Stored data
□ □ □ □
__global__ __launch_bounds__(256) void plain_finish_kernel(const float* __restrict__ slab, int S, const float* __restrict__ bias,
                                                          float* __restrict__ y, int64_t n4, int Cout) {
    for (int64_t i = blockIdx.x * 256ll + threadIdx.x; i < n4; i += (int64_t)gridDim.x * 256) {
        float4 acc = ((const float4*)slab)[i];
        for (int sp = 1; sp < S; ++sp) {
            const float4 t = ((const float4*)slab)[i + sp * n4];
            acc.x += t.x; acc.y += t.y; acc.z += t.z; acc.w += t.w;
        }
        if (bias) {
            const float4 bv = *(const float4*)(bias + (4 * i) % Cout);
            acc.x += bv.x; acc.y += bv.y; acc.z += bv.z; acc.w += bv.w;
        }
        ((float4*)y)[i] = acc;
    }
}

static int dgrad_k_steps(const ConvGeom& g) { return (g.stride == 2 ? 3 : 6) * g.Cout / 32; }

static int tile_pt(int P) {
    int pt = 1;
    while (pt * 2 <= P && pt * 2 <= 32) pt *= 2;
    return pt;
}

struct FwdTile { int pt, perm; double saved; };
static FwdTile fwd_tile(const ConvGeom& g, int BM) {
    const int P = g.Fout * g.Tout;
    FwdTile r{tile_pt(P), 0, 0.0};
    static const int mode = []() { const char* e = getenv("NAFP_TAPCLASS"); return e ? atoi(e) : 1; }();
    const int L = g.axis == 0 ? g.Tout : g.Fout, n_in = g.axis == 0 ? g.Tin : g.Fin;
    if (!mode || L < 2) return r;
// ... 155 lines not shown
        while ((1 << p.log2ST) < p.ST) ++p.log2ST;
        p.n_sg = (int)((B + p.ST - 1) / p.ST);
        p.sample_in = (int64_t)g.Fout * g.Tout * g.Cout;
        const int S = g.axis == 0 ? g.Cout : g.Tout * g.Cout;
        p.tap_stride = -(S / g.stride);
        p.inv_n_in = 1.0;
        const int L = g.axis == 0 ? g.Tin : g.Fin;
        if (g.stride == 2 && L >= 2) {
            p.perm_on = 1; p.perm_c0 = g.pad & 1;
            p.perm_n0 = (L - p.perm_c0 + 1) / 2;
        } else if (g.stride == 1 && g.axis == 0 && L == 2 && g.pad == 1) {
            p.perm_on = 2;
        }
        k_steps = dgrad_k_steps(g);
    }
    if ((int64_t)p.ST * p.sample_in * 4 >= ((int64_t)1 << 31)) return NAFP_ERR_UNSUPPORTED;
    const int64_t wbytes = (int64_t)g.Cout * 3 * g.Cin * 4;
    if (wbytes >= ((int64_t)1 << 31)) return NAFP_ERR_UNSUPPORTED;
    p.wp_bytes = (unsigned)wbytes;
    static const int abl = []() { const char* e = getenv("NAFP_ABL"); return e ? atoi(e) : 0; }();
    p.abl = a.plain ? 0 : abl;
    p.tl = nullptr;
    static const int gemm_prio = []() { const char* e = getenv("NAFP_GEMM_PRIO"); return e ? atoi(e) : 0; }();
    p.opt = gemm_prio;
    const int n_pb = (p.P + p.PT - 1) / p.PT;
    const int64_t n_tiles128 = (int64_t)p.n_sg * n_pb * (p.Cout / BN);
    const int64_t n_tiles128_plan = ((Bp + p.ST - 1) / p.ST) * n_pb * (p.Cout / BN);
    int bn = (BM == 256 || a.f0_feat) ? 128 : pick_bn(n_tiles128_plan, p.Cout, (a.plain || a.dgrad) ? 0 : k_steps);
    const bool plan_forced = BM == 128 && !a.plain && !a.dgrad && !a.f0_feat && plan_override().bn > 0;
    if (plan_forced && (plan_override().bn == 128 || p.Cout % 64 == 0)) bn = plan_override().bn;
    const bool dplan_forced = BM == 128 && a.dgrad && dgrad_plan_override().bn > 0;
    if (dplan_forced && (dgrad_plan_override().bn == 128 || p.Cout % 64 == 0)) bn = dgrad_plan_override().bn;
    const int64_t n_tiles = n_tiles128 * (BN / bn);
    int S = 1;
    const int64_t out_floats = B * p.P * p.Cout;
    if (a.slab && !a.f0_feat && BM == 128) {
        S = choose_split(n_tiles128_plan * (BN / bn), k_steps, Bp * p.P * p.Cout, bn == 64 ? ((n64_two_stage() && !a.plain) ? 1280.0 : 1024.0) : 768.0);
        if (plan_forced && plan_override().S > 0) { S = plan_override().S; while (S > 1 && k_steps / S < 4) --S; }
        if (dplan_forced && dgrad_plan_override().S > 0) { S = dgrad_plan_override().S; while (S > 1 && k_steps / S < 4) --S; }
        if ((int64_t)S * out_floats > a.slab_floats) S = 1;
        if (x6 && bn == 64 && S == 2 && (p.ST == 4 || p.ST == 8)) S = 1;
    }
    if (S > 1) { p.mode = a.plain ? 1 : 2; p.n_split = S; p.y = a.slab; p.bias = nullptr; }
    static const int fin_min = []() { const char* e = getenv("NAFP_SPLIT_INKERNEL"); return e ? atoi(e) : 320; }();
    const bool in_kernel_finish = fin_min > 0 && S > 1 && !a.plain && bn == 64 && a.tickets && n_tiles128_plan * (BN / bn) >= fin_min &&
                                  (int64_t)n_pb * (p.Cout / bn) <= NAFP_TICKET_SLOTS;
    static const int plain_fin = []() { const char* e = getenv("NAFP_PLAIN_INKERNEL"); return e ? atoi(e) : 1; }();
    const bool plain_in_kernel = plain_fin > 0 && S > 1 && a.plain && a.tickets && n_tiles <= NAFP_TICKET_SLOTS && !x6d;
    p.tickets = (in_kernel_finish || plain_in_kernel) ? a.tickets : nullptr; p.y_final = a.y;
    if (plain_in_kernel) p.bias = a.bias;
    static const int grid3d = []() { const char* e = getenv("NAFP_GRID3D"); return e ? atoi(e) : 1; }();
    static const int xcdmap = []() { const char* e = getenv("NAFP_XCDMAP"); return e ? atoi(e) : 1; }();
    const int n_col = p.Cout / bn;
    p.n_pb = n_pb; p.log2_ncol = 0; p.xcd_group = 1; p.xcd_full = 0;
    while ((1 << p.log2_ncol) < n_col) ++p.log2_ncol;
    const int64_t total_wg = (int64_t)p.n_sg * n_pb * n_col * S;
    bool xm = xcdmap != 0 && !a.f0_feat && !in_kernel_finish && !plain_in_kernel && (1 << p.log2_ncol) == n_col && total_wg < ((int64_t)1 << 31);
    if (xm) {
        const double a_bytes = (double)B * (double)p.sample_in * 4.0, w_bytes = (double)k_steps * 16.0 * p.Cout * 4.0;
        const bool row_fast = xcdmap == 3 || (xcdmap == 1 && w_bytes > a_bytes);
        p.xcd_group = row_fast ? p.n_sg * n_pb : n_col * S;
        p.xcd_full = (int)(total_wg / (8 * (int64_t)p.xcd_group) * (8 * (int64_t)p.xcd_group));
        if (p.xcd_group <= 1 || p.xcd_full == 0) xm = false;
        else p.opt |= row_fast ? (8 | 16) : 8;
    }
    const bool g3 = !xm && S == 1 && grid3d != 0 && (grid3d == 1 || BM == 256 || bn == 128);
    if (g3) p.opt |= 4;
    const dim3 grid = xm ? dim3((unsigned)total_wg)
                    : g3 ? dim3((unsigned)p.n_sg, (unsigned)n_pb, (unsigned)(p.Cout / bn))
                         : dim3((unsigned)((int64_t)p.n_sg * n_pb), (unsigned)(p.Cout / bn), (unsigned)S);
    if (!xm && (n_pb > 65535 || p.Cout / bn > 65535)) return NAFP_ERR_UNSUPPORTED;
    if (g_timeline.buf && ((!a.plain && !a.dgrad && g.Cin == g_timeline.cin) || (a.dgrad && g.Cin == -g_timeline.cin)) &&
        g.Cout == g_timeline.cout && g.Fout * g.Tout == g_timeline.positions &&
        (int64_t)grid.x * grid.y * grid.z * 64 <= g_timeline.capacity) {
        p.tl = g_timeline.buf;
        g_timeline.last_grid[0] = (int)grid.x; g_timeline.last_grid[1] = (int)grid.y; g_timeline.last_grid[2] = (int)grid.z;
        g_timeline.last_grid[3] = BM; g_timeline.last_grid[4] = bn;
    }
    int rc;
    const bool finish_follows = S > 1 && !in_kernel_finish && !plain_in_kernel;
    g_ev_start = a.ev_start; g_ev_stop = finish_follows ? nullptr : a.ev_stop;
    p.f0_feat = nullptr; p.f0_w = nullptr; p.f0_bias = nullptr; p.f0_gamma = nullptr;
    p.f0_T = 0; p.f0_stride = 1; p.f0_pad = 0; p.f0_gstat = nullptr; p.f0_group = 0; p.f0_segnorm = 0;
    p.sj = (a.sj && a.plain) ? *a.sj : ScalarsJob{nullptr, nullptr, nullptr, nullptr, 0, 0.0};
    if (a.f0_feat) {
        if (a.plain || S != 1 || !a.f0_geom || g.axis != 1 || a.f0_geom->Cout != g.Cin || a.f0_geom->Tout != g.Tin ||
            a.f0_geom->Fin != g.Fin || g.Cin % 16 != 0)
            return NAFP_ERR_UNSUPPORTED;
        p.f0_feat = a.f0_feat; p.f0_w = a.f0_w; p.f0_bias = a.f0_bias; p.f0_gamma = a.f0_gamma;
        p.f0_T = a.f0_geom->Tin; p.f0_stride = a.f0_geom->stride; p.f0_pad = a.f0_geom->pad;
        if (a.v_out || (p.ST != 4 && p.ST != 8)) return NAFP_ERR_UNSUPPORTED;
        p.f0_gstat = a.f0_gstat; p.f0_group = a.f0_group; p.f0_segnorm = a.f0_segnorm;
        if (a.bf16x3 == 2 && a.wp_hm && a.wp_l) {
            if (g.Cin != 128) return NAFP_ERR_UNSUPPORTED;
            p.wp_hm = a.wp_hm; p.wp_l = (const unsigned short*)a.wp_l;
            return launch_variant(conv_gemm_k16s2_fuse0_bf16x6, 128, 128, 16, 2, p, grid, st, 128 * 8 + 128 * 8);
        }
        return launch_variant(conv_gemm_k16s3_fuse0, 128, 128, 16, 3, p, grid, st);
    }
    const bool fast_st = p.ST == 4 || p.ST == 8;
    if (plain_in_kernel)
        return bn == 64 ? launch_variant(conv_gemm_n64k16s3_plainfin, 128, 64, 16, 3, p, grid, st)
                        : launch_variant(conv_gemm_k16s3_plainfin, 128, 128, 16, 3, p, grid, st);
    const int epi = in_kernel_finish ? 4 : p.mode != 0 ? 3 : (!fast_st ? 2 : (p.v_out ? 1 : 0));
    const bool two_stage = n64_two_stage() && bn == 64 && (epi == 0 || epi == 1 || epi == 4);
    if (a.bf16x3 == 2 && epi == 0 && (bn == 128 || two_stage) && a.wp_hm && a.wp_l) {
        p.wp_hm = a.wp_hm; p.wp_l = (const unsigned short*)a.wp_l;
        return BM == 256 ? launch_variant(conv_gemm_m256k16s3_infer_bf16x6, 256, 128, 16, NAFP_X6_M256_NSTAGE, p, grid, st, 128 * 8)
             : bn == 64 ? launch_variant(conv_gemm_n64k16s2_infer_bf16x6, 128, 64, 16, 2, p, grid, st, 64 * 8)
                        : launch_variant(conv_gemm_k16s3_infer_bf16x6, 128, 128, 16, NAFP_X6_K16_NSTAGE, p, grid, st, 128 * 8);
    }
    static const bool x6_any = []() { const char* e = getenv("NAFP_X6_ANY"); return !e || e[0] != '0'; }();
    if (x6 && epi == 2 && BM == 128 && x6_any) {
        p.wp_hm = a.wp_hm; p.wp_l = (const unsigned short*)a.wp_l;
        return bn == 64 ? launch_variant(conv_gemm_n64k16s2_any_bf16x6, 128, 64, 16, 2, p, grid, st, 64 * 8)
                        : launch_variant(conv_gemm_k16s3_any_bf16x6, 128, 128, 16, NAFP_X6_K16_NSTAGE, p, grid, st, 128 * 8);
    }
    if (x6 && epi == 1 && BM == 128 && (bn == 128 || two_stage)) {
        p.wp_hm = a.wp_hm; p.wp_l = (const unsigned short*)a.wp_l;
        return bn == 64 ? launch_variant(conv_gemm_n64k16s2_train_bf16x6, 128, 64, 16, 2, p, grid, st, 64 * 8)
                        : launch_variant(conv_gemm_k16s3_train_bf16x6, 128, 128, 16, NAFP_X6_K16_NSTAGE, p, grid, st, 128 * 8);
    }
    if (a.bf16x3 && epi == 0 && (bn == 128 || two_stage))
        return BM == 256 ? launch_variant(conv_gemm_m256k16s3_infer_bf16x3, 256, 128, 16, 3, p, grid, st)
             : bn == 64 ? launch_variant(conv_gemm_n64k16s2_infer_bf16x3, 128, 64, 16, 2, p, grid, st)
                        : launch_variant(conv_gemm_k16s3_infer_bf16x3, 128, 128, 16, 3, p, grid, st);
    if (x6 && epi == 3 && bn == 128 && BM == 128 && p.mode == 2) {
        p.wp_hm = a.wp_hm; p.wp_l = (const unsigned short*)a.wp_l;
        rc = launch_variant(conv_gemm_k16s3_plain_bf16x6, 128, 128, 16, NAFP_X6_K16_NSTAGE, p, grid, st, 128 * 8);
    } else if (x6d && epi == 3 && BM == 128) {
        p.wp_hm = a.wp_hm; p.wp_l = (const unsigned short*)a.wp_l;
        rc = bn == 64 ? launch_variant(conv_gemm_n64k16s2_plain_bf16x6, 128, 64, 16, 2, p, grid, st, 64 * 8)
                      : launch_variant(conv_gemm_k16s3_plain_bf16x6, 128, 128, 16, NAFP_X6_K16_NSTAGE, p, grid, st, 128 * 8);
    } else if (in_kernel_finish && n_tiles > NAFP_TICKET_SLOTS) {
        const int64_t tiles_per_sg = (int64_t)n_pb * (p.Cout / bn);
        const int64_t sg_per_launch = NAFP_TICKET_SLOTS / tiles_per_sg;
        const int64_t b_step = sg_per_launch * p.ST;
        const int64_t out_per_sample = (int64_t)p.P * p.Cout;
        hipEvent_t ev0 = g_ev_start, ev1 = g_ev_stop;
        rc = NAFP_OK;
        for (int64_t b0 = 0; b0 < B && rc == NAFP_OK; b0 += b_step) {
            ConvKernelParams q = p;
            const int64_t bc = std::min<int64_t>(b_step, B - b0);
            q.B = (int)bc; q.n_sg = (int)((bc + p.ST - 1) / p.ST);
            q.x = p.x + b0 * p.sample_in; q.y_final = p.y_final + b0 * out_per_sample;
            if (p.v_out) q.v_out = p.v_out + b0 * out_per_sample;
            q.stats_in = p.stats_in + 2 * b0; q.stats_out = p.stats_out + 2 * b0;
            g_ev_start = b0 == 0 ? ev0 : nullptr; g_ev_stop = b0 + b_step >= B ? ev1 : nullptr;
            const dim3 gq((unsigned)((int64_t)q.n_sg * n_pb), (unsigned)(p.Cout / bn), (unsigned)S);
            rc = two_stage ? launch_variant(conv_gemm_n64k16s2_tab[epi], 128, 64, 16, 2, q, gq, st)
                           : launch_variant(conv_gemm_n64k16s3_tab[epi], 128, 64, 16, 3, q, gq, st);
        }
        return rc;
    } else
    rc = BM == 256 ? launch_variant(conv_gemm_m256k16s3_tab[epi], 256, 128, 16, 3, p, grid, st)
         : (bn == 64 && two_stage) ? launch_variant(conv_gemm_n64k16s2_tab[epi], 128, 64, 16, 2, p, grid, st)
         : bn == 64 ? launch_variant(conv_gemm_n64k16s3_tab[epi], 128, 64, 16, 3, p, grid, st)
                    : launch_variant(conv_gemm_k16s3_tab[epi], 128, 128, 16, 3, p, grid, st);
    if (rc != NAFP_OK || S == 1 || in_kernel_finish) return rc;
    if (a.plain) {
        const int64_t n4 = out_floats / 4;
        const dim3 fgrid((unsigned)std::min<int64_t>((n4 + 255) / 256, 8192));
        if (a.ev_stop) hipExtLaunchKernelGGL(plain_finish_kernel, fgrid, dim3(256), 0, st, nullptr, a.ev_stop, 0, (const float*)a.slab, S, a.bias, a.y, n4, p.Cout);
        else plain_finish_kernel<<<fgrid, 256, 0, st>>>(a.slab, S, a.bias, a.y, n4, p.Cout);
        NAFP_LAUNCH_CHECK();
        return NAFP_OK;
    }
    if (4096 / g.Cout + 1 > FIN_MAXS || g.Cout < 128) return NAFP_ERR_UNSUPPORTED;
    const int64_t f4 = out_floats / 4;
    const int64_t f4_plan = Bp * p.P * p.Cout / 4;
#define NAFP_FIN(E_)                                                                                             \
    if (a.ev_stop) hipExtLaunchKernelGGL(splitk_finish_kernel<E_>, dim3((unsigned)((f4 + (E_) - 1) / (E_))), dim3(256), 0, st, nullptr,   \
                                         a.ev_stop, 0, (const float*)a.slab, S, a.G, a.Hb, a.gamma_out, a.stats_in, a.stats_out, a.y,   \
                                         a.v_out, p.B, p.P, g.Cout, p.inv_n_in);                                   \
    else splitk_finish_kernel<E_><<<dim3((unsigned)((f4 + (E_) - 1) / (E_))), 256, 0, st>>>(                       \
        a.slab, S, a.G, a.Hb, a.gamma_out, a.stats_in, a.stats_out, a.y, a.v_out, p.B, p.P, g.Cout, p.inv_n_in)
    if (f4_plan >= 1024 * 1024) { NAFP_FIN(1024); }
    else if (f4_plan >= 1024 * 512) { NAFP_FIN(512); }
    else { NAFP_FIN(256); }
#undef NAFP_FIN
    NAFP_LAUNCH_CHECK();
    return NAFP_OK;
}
□ □ □ □
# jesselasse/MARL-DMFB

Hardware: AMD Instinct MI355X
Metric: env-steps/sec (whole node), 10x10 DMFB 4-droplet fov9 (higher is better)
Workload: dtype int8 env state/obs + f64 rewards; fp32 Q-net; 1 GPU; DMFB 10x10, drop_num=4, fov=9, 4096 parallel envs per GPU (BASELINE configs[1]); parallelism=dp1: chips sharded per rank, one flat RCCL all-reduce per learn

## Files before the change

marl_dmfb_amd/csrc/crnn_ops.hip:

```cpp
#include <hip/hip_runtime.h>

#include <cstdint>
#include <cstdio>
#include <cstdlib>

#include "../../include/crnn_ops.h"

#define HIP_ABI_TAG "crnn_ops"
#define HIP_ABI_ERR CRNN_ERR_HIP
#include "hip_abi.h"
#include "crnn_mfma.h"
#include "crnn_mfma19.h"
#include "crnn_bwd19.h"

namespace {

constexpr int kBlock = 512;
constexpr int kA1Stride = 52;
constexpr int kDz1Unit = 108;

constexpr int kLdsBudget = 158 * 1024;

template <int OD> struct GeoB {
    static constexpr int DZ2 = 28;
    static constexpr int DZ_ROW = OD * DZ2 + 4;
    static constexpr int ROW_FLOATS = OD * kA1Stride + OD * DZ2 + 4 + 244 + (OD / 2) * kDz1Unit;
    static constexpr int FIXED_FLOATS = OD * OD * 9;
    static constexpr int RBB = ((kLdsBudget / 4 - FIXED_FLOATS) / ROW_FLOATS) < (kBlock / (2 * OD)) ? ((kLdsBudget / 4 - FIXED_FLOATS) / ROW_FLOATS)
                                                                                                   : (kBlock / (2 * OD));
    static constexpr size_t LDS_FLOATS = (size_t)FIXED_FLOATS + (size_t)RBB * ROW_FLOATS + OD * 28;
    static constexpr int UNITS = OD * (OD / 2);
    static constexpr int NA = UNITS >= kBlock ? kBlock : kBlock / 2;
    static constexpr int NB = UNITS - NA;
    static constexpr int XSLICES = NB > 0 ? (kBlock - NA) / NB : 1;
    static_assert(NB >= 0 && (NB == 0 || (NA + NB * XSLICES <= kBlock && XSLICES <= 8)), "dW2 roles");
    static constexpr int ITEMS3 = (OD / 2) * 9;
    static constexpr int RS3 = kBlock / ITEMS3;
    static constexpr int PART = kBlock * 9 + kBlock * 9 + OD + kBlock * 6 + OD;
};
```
□ □ □ □
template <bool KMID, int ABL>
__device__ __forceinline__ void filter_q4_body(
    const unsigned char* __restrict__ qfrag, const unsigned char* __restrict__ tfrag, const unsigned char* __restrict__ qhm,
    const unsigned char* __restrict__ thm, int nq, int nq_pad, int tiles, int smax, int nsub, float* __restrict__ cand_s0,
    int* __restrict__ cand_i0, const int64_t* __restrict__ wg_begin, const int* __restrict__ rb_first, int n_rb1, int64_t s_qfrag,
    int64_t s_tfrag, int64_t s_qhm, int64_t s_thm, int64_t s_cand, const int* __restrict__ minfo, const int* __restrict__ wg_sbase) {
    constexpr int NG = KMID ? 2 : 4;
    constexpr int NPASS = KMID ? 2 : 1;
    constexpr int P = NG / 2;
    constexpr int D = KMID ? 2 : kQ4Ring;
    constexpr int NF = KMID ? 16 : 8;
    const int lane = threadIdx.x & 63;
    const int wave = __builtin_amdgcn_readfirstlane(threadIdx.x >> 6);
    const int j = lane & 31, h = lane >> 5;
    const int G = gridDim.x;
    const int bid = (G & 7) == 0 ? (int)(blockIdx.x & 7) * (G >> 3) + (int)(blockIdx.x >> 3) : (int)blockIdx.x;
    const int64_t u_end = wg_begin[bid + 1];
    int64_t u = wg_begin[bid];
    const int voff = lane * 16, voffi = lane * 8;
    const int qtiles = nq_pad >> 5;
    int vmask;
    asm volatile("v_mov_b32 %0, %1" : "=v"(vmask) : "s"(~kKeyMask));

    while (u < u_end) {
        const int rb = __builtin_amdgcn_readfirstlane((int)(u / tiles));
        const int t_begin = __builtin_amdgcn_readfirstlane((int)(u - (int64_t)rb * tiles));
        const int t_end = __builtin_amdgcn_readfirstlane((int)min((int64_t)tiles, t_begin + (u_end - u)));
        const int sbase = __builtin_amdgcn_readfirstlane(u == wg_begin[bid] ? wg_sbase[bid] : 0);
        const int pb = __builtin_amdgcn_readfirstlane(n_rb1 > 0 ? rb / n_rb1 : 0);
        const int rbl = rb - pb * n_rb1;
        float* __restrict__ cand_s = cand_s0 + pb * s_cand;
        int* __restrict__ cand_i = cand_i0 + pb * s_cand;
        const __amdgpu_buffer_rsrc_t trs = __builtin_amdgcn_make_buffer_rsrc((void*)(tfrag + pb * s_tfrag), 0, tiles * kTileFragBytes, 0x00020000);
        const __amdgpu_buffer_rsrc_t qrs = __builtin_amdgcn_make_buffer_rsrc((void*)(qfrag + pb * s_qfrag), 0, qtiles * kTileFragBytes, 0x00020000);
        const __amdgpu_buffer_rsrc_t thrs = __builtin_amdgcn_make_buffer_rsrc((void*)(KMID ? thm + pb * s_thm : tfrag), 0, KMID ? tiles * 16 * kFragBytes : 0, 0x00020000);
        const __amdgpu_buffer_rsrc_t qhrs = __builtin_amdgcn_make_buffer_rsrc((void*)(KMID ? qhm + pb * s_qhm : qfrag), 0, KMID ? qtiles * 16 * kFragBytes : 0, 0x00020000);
□ □ □ □
PROMPT — Taking the line with "const int qtiles = nq_pad >> 5;" as the first and the line with "const __amdgpu_buffer_rsrc_t thrs" as the last, retype that stretch of the data above exactly, with no other lines.

RESPONSE TO THIS EXERCISE —
    const int qtiles = nq_pad >> 5;
    int vmask;
    asm volatile("v_mov_b32 %0, %1" : "=v"(vmask) : "s"(~kKeyMask));

    while (u < u_end) {
        const int rb = __builtin_amdgcn_readfirstlane((int)(u / tiles));
        const int t_begin = __builtin_amdgcn_readfirstlane((int)(u - (int64_t)rb * tiles));
        const int t_end = __builtin_amdgcn_readfirstlane((int)min((int64_t)tiles, t_begin + (u_end - u)));
        const int sbase = __builtin_amdgcn_readfirstlane(u == wg_begin[bid] ? wg_sbase[bid] : 0);
        const int pb = __builtin_amdgcn_readfirstlane(n_rb1 > 0 ? rb / n_rb1 : 0);
        const int rbl = rb - pb * n_rb1;
        float* __restrict__ cand_s = cand_s0 + pb * s_cand;
        int* __restrict__ cand_i = cand_i0 + pb * s_cand;
        const __amdgpu_buffer_rsrc_t trs = __builtin_amdgcn_make_buffer_rsrc((void*)(tfrag + pb * s_tfrag), 0, tiles * kTileFragBytes, 0x00020000);
        const __amdgpu_buffer_rsrc_t qrs = __builtin_amdgcn_make_buffer_rsrc((void*)(qfrag + pb * s_qfrag), 0, qtiles * kTileFragBytes, 0x00020000);
        const __amdgpu_buffer_rsrc_t thrs = __builtin_amdgcn_make_buffer_rsrc((void*)(KMID ? thm + pb * s_thm : tfrag), 0, KMID ? tiles * 16 * kFragBytes : 0, 0x00020000);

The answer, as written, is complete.